Einige der Befehle im einzelnen:

- ifconfig eth0 down

"Runterfahren" des Netzwerkinterfaces eth0.

- iwconfig wlan0 essid "AccessPoint" 

ESSID laut Routerhandbuch eintragen.

- iwconfig wlan0 channel 11

Sendekanal laut Routerhandbuch eintragen.

- /usr/sbin/iwconfig wlan0 key s:*SCHLUESSEL*

Manche Router haben bereits ab Werk eine Verschlüsselung eingetragen, die man so setzen kann. Manchmal steht der Key auf einem Aufkleber an der Routerunterseite. Ohne den Schlüssel wird die Verbindung nicht korrekt aufgebaut. Hat der Router zunächst keine Verschlüsselung, diesen Befehl weglassen. Mehr dazu siehe Kapitel 4.
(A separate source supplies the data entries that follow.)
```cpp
int Engine::pfa_pair_group_fin(const Plan& pl, const cd* permuted, const int4* quads, int G, int rows, cd* Y, const int* zero_rows,
                               const pal_phat_params& prm, int n2, pal_pair_record* table, int* need, int slot,
                               double* corr, size_t stride) {
  const Pfa& f = pl.pfa;
  const hipStream_t on = stream_of(slot);
  const bool shortcols = f.nch <= 1;
  const int nblk = fin_blocks(f.n2, f.nch);
  PeakArgs a;
  FinArgs fa;
  unsigned nwg = 0;
  PAL_TRY(fin_setup(pl, rows, nblk, f.n1, prm, n2, table, need, slot, a, fa, nwg, G));
  fa.corr = corr;
  fa.stride = stride;
  fa.store_rows = corr ? 1 : 0;
  PAL_TRY(pfa_rows(pl, permuted, quads, G, Y, on));
  {
    ProfScope ps(this, corr ? "k_pfa_cols_lean" : "k_pfa_cols_fin", on);
    const dim3 grid(nwg);
    const bool full = (f.n1 - 1) / 2 == f.nch * kPfaTC;
    const bool hist = !(a.method > 0 || fa.cheb);
    const int nw = f.nch == 2 ? 2 : (f.nch == 3 && !hist ? 3 : 4);
    FinSrc src{Y, f.T, static_cast<const Rader89Tab*>(f.r89_tab)};
    const FinStrip st = fin_strip(pl.n, fa.windowed != 0, fa.win_lo, fa.win_hi, a.snr_w, !corr && !hist, fin_strip_on);
    if (st.on()) {
      PAL_TRY(scratch(fin_strip_slot(slot), size_t(2 * pair_group(pl.n)) * size_t(st.len) * sizeof(double), &fa.strip));
      fa.st = st;
      fa.grid = Y;
      fa.roots = f.r1;
      fa.zero_rows = zero_rows;
    }
    const bool strip = fa.strip != nullptr;
    PAL_TRY(fin_serialize(on));
#define PAL_COLS_FIN(MODE, HI, FU, NW) do { \
      if (!HI && strip) k_pfa_cols_fin<MODE, kPfaTC, kPfaUnr, HI, FU, NW, !HI><<<grid, dim3(64 * NW), 0, on>>>(src, f.n1, f.n2, G, f.nch, nblk, zero_rows, a, fa, rows); \
      else k_pfa_cols_fin<MODE, kPfaTC, kPfaUnr, HI, FU, NW, false><<<grid, dim3(64 * NW), 0, on>>>(src, f.n1, f.n2, G, f.nch, nblk, zero_rows, a, fa, rows); } while (0)
#define PAL_COLS_FIN_FU(MODE, HI, NW) do { if (full) PAL_COLS_FIN(MODE, HI, true, NW); else PAL_COLS_FIN(MODE, HI, false, NW); } while (0)
    if (!hist) fa.pw = shortcols ? 4 : nw;
    if (shortcols) { if (hist) PAL_COLS_FIN(kColsStrips, true, false, 4); else PAL_COLS_FIN(kColsStrips, false, false, 4); }
    else if (f.r89 && full && nw == 4) { if (hist) PAL_COLS_FIN(kColsRader89, true, true, 4); else PAL_COLS_FIN(kColsRader89, false, true, 4); }
    else if (nw == 3) PAL_COLS_FIN_FU(kColsDense, false, 3);
    else if (nw == 2) { if (hist) PAL_COLS_FIN_FU(kColsDense, true, 2); else PAL_COLS_FIN_FU(kColsDense, false, 2); }
    else { if (hist) PAL_COLS_FIN_FU(kColsDense, true, 4); else PAL_COLS_FIN_FU(kColsDense, false, 4); }
#undef PAL_COLS_FIN_FU
#undef PAL_COLS_FIN
    PAL_HIP(hipGetLastError());
    PAL_TRY(fin_done(on));
  }
  return PAL_OK;
}

}
```

pyaudiolocalization_amd/csrc/pfa_cols_fin.h:

```cpp
#pragma once
#include <climits>

#include "fin_scratch.h"
#include "pair_route.h"
#include "pfa_cols_stats.h"
#include "reduce.h"
#include "wave_reduce.h"

namespace pal {

struct FinPartial {
  double vmin, hb, plat;
  double s1, s2, a1;
  double hw, platw;
  double hm;
  double w1, w2;
  int mb, mw, mm, pad;
};
static_assert(sizeof(FinPartial) == 104 && sizeof(FinPartial) == kFinPartialBytes, "thirteen words (fin_scratch.h)");

struct FinArgs {
  pal_pair_record* table;
  int* need;
  unsigned* done;
  double* edge;
  double* emax;
  unsigned epoch;
  int giveup;
  FinPartial* parts;
  int* status;
  int win_lo, win_hi;
  int windowed;
  int pw;
  double* corr;
  size_t stride;
  int store_rows;
  int cheb;
  double* strip;
  FinStrip st;
  const cd* grid;
  const cd* roots;
  const int* zero_rows;
};

struct FinWave {
  double vmax, hb, hw, hm, plat, platw, nvmin, s1, s2, a1, w1, w2;
  int imax, mb, mw, mm;
};

struct FinShared {
  unsigned hwin[2 * kWin];
  int swin0[144];
  FinWave wave[4];
};
static_assert(sizeof(FinShared) <= 2 * (kLogBins + 1) * sizeof(unsigned), "the finish scratch aliases the histograms");
// ... 250 lines not shown
      atomicAdd(&fs.hwin[kWin + 1], ld_agent(&bh[q].total));
    }
    for (int e = tid; e < S * kWin && have; e += LANES) {
      const int q = e / kWin, k = e - q * kWin;
      const int b = fs.swin0[q] + k;
      const unsigned v = ld_agent(&bh[q].h[k]);
      if (b < w0) atomicAdd(&fs.hwin[kWin], v);
      else if (b < wend) atomicAdd(&fs.hwin[b - w0], v);
    }
    __syncthreads();
    const unsigned total = fs.hwin[kWin + 1], base = fs.hwin[kWin];
    have = have && w0 < wend && total == unsigned(n) && r1 >= base;
    double b1lo = 0, b1hi = 0, b2lo = 0, b2hi = 0;
    if (have) {
      unsigned e = base;
      int f1 = -1, f2 = -1;
      for (int k = 0; k < wend - w0; ++k) {
        const unsigned v = fs.hwin[k];
        if (f1 < 0 && r1 < e + v) f1 = k;
        if (f2 < 0 && r2 < e + v) f2 = k;
        e += v;
      }
      have = f1 >= 0 && f2 >= 0;
      if (have) {
        b1lo = log_bin_floor(w0 + f1); b1hi = log_bin_floor(w0 + f1 + 1);
        b2lo = log_bin_floor(w0 + f2); b2hi = log_bin_floor(w0 + f2 + 1);
      }
    }
    __syncthreads();
    if (have) {
      const double ml_ = r2 != r1 ? (b1lo + b2lo) * 0.5 : b1lo, mh_ = r2 != r1 ? (b1hi + b2hi) * 0.5 : b1hi;
      tlo = pa.mult >= 0 ? pa.mult * ml_ : pa.mult * mh_;
      thi = pa.mult >= 0 ? pa.mult * mh_ : pa.mult * ml_;
    } else {
      flag = true;
      why |= 16;
    }
  }
  fin_decide(pa, fa, row, s, flag, why, interval, tlo, thi, tid == 0);
}

}
#include "pfa_fin_lean.h"
namespace pal {

enum { kColsDense = 0, kColsRader89 = 1, kColsStrips = 2 };

struct FinSrc {
  const cd* Y;
  const double* T;
  const Rader89Tab* tab;
};
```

- ifconfig wlan0 inet 192.168.2.3

Einstellen des Rechners auf feste IP-Adresse, "192.168.2" abhängig von IP-Adresse des Routers, die "3" für den eigenen Rechner.

- ifconfig wlan0 up

"Hochfahren" des Netzwerkinterfaces wlan0.

- route add default gw 192.168.2.1

Setzt die Standard-Route zum Router. IP-Adresse des Routers hier angeben.

Zur genauen Syntax der Befehle sei hier auf "man iwconfig", "man ifconfig" und "man route" verwiesen.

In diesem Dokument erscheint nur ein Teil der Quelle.